Semula aku hanya cairan, menerobos masuk dalam kandungan. Berbulan-bulan aku di sana, bergerak bermetamorfosa. Gelap tanpa cahaya, sendiri tanpa saudara.
Sembilan bulan berlalu. Dorongan kuat menghempasku. Menuntunku ke lubang kecil, yang semula aku masuki. Sudah nasibku, masuk didorong, keluar didorong.
Dari proses masuk dan keluarnya aku, ada perempuan menahan perih, robek bagian tubuhnya. Ada luka, ada suka. Ada derita, ada bahagia. Cemas bercampur harap. Pada satu hentakan terakhir, aku terlahir.
Kilauan lampu silaukan mataku. Aku menangis gelisah, orang-orang malah sumringah. Kulihat perempuan cantik terkulai lemas. Lelaki di sampingnya mendekatiku, melantunkan sesuatu di kupingku, ia mengazaniku. Doktrin ketauhidan, di awal kelahiran.
Hari-hari berlalu. Panca indraku kian berfungsi, mereaksi dan mempersepsi. Tapi aku masih begitu rapuh, tak mampu berjalan apalagi berlari. Hanya berpindah dari gendongan ke pangkuan.
Masa-masa itu, kulalui hari dengan tidur. Sesekali menangis karena lapar. Ah, perempuan cantik itu begitu sigap. Mendengar tangisanku, ia langsung mendekap. Dengan nyanyian dan air susunya, aku kembali terlelap.
Waktu adalah aliran sungai, mengalir tanpa peduli. Kini aku di ujung belia. Usiaku bertambah, tidurku berkurang. Makan dan bebanku ikut bertambah. Pengetahuan dan kesadaranku, entah.
Lalu masuklah aku usia puluhan. Kulihat orang-orang berbincang, tentang alam, manusia dan Tuhan. Kulihat tua muda ibadah, rela mati demi agama.
Kuarahkan pandangan ke diriku.
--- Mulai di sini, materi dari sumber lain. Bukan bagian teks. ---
# IDEA-CCNL/Fengshenbang-LM

Measured on NVIDIA H100. Metric: tokens_per_sec, higher is better.
Workload: dtype bf16

## Files before the change

### fengshen-lm_b200/csrc/gemm.cu

```cuda
#include "host_common.h"
#include "ptx.cuh"

namespace fsb {

constexpr int GEMM_BM = 128;
constexpr int GEMM_BK = 64;
constexpr int GEMM_THREADS = 384;

struct GemmParams {
  void* D;
  void* aux;
  const void* bias;
  int64_t ldd, ldaux, stride_d, stride_aux;
  int M, N, K, batch;
  int d_f32;
  int bias_f32;
  int epilogue;
  int accumulate;
  int tiles_m, tiles_n;
  int group_m;
  int ksplits;
};

template <int BN>
struct GemmSmem {
  static constexpr int STAGES = BN == 256 ? 4 : 6;
  static constexpr int A_BYTES = GEMM_BM * GEMM_BK * 2;
  static constexpr int B_BYTES = BN * GEMM_BK * 2;
  static constexpr int STAGE_BYTES = A_BYTES + B_BYTES;
  static constexpr int EPI_BUF_BYTES = 64 * 128;
  static constexpr int EPI_OFFSET = STAGES * STAGE_BYTES;
  static constexpr int BAR_OFFSET = EPI_OFFSET + 2  * 2  * EPI_BUF_BYTES;
  static constexpr int TOTAL = BAR_OFFSET + 2 * STAGES * 8 + 1024 ;
  static_assert(TOTAL <= kSmemOptIn, "exceeds the 227 KB of shared memory a block can opt into on sm_90");
};

__device__ __forceinline__ float gelu_tanh_f(float x) {
  const float k1 = 0.044715f, c = -2.f * 0.7978845608028654f * 1.4426950408889634f;
  const float t = ex2_approx(c * x * fmaf(k1, x * x, 1.f));
  return __fdividef(x, 1.f + t);
}
__device__ __forceinline__ float gelu_erf_f(float x) {
  const float z = fabsf(x) * 0.7071067811865476f;
  const float t = __fdividef(1.f, fmaf(0.3275911f, z, 1.f));
  float pl = fmaf(t, 1.061405429f, -1.453152027f);
  pl = fmaf(t, pl, 1.421413741f);
  pl = fmaf(t, pl, -0.284496736f);
  pl = fmaf(t, pl, 0.254829592f);
  const float erfc_z = pl * t * ex2_approx(-1.4426950408889634f * z * z);
  const float hx = 0.5f * x;
  return x >= 0.f ? fmaf(-hx, erfc_z, x) : hx * erfc_z;
}

__device__ __forceinline__ void tile_coords(int t, int tiles_m, int tiles_n, int group_m, int& b, int& m_idx, int& n_idx) {
  const int per = tiles_m * tiles_n;
  b = t / per;
  int r = t - b * per;
  const int group_span = group_m * tiles_n;
  const int g = r / group_span;
  const int first_m = g * group_m;
  const int gsize = min(tiles_m - first_m, group_m);
  const int in_g = r - g * group_span;
  m_idx = first_m + in_g % gsize;
  n_idx = in_g / gsize;
}

__device__ __forceinline__ void k_range(const GemmParams& p, int b, int num_kb, int& kb_lo, int& kb_hi, int& ab) {
  if (p.ksplits > 1) {
    kb_lo = int(int64_t(b) * num_kb / p.ksplits);
    kb_hi = int(int64_t(b + 1) * num_kb / p.ksplits);
    ab = 0;
  } else {
    kb_lo = 0; kb_hi = num_kb; ab = b;
  }
}

template <int kLayout, int BN>
__global__ void __launch_bounds__(GEMM_THREADS, 1)
gemm_bf16_kernel(const __grid_constant__ CUtensorMap tmA, const __grid_constant__ CUtensorMap tmB,
                 const __grid_constant__ CUtensorMap tmD, const __grid_constant__ CUtensorMap tmAux, const GemmParams p) {
  constexpr bool A_MN = (kLayout == FSB_GEMM_TN);
  constexpr bool B_MN = (kLayout != FSB_GEMM_NT);
  using S = GemmSmem<BN>;

  extern __shared__ uint8_t smem_raw[];
  uint8_t* smem = align_smem_1024(smem_raw);
  TmaRing<S::STAGES> ring(reinterpret_cast<uint64_t*>(smem + S::BAR_OFFSET));

  const int warp = threadIdx.x >> 5;
  const int lane = threadIdx.x & 31;
  const int num_tiles = p.tiles_m * p.tiles_n * p.batch;
  const int num_kb = (p.K + GEMM_BK - 1) / GEMM_BK;

  if (threadIdx.x == 0) {
    tma_prefetch_desc(&tmA);
    tma_prefetch_desc(&tmB);
    ring.init();
    fence_barrier_init();
  }
  if (threadIdx.x == 128) {
    tma_prefetch_desc(&tmD);
    if (p.aux != nullptr) tma_prefetch_desc(&tmAux);
  }
  __syncthreads();

  if (warp < 4) {
    reg_dec<40>();
    if (threadIdx.x == 0) {
      for (int t = blockIdx.x; t < num_tiles; t += gridDim.x) {
        int b, m_idx, n_idx, kb_lo, kb_hi, ab;
        tile_coords(t, p.tiles_m, p.tiles_n, p.group_m, b, m_idx, n_idx);
        k_range(p, b, num_kb, kb_lo, kb_hi, ab);
        const int m0 = m_idx * GEMM_BM, n0 = n_idx * BN;
        for (int kb = kb_lo; kb < kb_hi; ++kb) {
          ring.acquire();
          uint8_t* sa = smem + ring.stage * S::STAGE_BYTES;
          uint8_t* sb = sa + S::A_BYTES;
          uint64_t* bar = ring.expect(S::STAGE_BYTES);
          const int k0 = kb * GEMM_BK;
          if constexpr (!A_MN) {
            tma_load_3d(sa, &tmA, bar, k0, m0, ab);
          } else {
#pragma unroll
            for (int c = 0; c < GEMM_BM / 64; ++c)
              tma_load_3d(sa + c * (GEMM_BK * 128), &tmA, bar, m0 + c * 64, k0, ab);
          }
          if constexpr (!B_MN) {
            tma_load_3d(sb, &tmB, bar, k0, n0, ab);
          } else {
#pragma unroll
            for (int c = 0; c < BN / 64; ++c)
              tma_load_3d(sb + c * (GEMM_BK * 128), &tmB, bar, n0 + c * 64, k0, ab);
          }
          ring.advance();
        }
      }
    }
  } else {
    reg_inc<232>();
    const int wg = (threadIdx.x >> 7) - 1;
    const int wl = warp & 3;
    const bool leader = (threadIdx.x & 127) == 0;
    const uint64_t dsc_a = A_MN ? make_smem_desc_sw128(smem_u32(smem) + wg * (GEMM_BK * 128), GEMM_BK * 128, 1024)
                                : make_smem_desc_sw128(smem_u32(smem) + wg * (64 * 128), 0, 1024);
    const uint64_t dsc_b = B_MN ? make_smem_desc_sw128(smem_u32(smem) + S::A_BYTES, GEMM_BK * 128, 1024)
                                : make_smem_desc_sw128(smem_u32(smem) + S::A_BYTES, 0, 1024);
    uint8_t* const epi_buf = smem + S::EPI_OFFSET + wg * (2 * S::EPI_BUF_BYTES);
    uint32_t n_stored = 0;
    float acc[BN / 2];
    for (int t = blockIdx.x; t < num_tiles; t += gridDim.x) {
      int b, m_idx, n_idx, kb_lo, kb_hi, ab;
      tile_coords(t, p.tiles_m, p.tiles_n, p.group_m, b, m_idx, n_idx);
      k_range(p, b, num_kb, kb_lo, kb_hi, ab);
      int prev = 0;
      for (int kb = kb_lo; kb < kb_hi; ++kb) {
        ring.wait();
        const uint64_t so = uint64_t(ring.stage) * (S::STAGE_BYTES >> 4);
        wgmma_fence();
#pragma unroll
        for (int k = 0; k < GEMM_BK / 16; ++k) {
          const uint64_t da = dsc_a + so + ((A_MN ? k * 2048 : k * 32) >> 4), db = dsc_b + so + ((B_MN ? k * 2048 : k * 32) >> 4);
          const uint32_t accum = (kb != kb_lo || k != 0) ? 1u : 0u;
          if constexpr (BN == 256) wgmma_ss_n256<A_MN, B_MN>(acc, da, db, accum);
          else wgmma_ss_n128<A_MN, B_MN>(acc, da, db, accum);
        }
        wgmma_commit();
        wgmma_wait<1>();
        if (kb > kb_lo) ring.release(prev, lane);
        prev = ring.stage;
        ring.advance();
      }
      wgmma_wait<0>();
      wgmma_fence_acc(acc);
      ring.release(prev, lane);

      const int r = wl * 16 + (lane >> 2);
      const int m0 = m_idx * GEMM_BM + wg * 64, n0 = n_idx * BN;
      const int64_t d_off = int64_t(b) * p.stride_d;
      auto stage_out = [&](const CUtensorMap* tm, int c0, auto&& fill) {
        uint8_t* buf = epi_buf + (n_stored & 1) * S::EPI_BUF_BYTES;
        if (leader) tma_store_wait_read<1>();
        bar_sync(1 + wg, 128);
        fill(buf);
        fence_proxy_async();
        bar_sync(1 + wg, 128);
        if (leader) {
          tma_store_3d(tm, buf, c0, m0, b);
          tma_store_commit();
        }
        ++n_stored;
      };
#pragma unroll
      for (int j = 0; j < BN / 8; ++j) {
        const int col = n0 + 8 * j + 2 * (lane & 3);
        float bv0 = 0.f, bv1 = 0.f;
        if (p.bias != nullptr) {
          if (p.bias_f32) {
            if (col < p.N) bv0 = __ldg(reinterpret_cast<const float*>(p.bias) + col);
            if (col + 1 < p.N) bv1 = __ldg(reinterpret_cast<const float*>(p.bias) + col + 1);
          } else {
            if (col < p.N) bv0 = __bfloat162float(__ldg(reinterpret_cast<const __nv_bfloat16*>(p.bias) + col));
            if (col + 1 < p.N) bv1 = __bfloat162float(__ldg(reinterpret_cast<const __nv_bfloat16*>(p.bias) + col + 1));
          }
        }
        acc[4 * j] += bv0; acc[4 * j + 1] += bv1; acc[4 * j + 2] += bv0; acc[4 * j + 3] += bv1;
      }
#pragma unroll
      for (int g = 0; g < BN / 64; ++g) {
        if (p.aux != nullptr) {
          stage_out(&tmAux, n0 + 64 * g, [&](uint8_t* buf) {
#pragma unroll
            for (int jj = 0; jj < 8; ++jj)
#pragma unroll
              for (int h = 0; h < 2; ++h) {
                const int j = 8 * g + jj;
                *reinterpret_cast<uint32_t*>(buf + swz128(r + 8 * h, 16 * jj + 4 * (lane & 3))) =
                    pack_bf16x2(acc[4 * j + 2 * h], acc[4 * j + 2 * h + 1]);
              }
          });
        }
#pragma unroll
        for (int i = 32 * g; i < 32 * g + 32; ++i) {
          if (p.epilogue == FSB_EPI_GELU_TANH) acc[i] = gelu_tanh_f(acc[i]);
          else if (p.epilogue == FSB_EPI_GELU_ERF) acc[i] = gelu_erf_f(acc[i]);
        }
        if (p.accumulate) {
#pragma unroll
          for (int jj = 0; jj < 8; ++jj) {
            const int j = 8 * g + jj;
            const int col = n0 + 8 * j + 2 * (lane & 3);
#pragma unroll
            for (int h = 0; h < 2; ++h) {
              const int row = m0 + r + 8 * h;
              if (row >= p.M || col >= p.N) continue;
              const bool two = col + 1 < p.N;
              const int64_t o = d_off + int64_t(row) * p.ldd + col;
              if (p.d_f32) {
                const float* dp = reinterpret_cast<const float*>(p.D) + o;
                if (two) { const float2 q = *reinterpret_cast<const float2*>(dp); acc[4 * j + 2 * h] += q.x; acc[4 * j + 2 * h + 1] += q.y; }
                else acc[4 * j + 2 * h] += *dp;
              } else {
                const __nv_bfloat16* dp = reinterpret_cast<const __nv_bfloat16*>(p.D) + o;
                if (two) { const uint32_t q = *reinterpret_cast<const uint32_t*>(dp); acc[4 * j + 2 * h] += bf16lo(q); acc[4 * j + 2 * h + 1] += bf16hi(q); }
                else acc[4 * j + 2 * h] += __bfloat162float(*dp);
              }
            }
          }
        }
        if (p.d_f32) {
#pragma unroll
          for (int q = 0; q < 2; ++q)
            stage_out(&tmD, n0 + 64 * g + 32 * q, [&](uint8_t* buf) {
#pragma unroll
              for (int jj = 0; jj < 4; ++jj)
#pragma unroll
                for (int h = 0; h < 2; ++h) {
                  const int j = 8 * g + 4 * q + jj;
                  *reinterpret_cast<float2*>(buf + swz128(r + 8 * h, 32 * jj + 8 * (lane & 3))) =
                      make_float2(acc[4 * j + 2 * h], acc[4 * j + 2 * h + 1]);
                }
            });
        } else {
          stage_out(&tmD, n0 + 64 * g, [&](uint8_t* buf) {
#pragma unroll
            for (int jj = 0; jj < 8; ++jj)
#pragma unroll
              for (int h = 0; h < 2; ++h) {
                const int j = 8 * g + jj;
                *reinterpret_cast<uint32_t*>(buf + swz128(r + 8 * h, 16 * jj + 4 * (lane & 3))) =
                    pack_bf16x2(acc[4 * j + 2 * h], acc[4 * j + 2 * h + 1]);
              }
          });
        }
      }
    }
    if (leader) tma_store_wait<0>();
  }
}
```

Kucermati identitasku. Ternyata aku sudah berbusana. Aku sudah beragama, sudah beriman dan meyakini Tuhan. Entah siapa yang kenakan busana-busana itu padaku, atau mungkin paksakan tanpa sadarku. Aku tak tahu.
Selaksa tanya menari dalam fantasi. Berlusin hari dipenuhi kontemplasi. Tuhan, alam, diri, iman bahkan kopi di hadapan, turut kurenungi. Evaluasi atas apa yang sudah kuyakini, dimulai.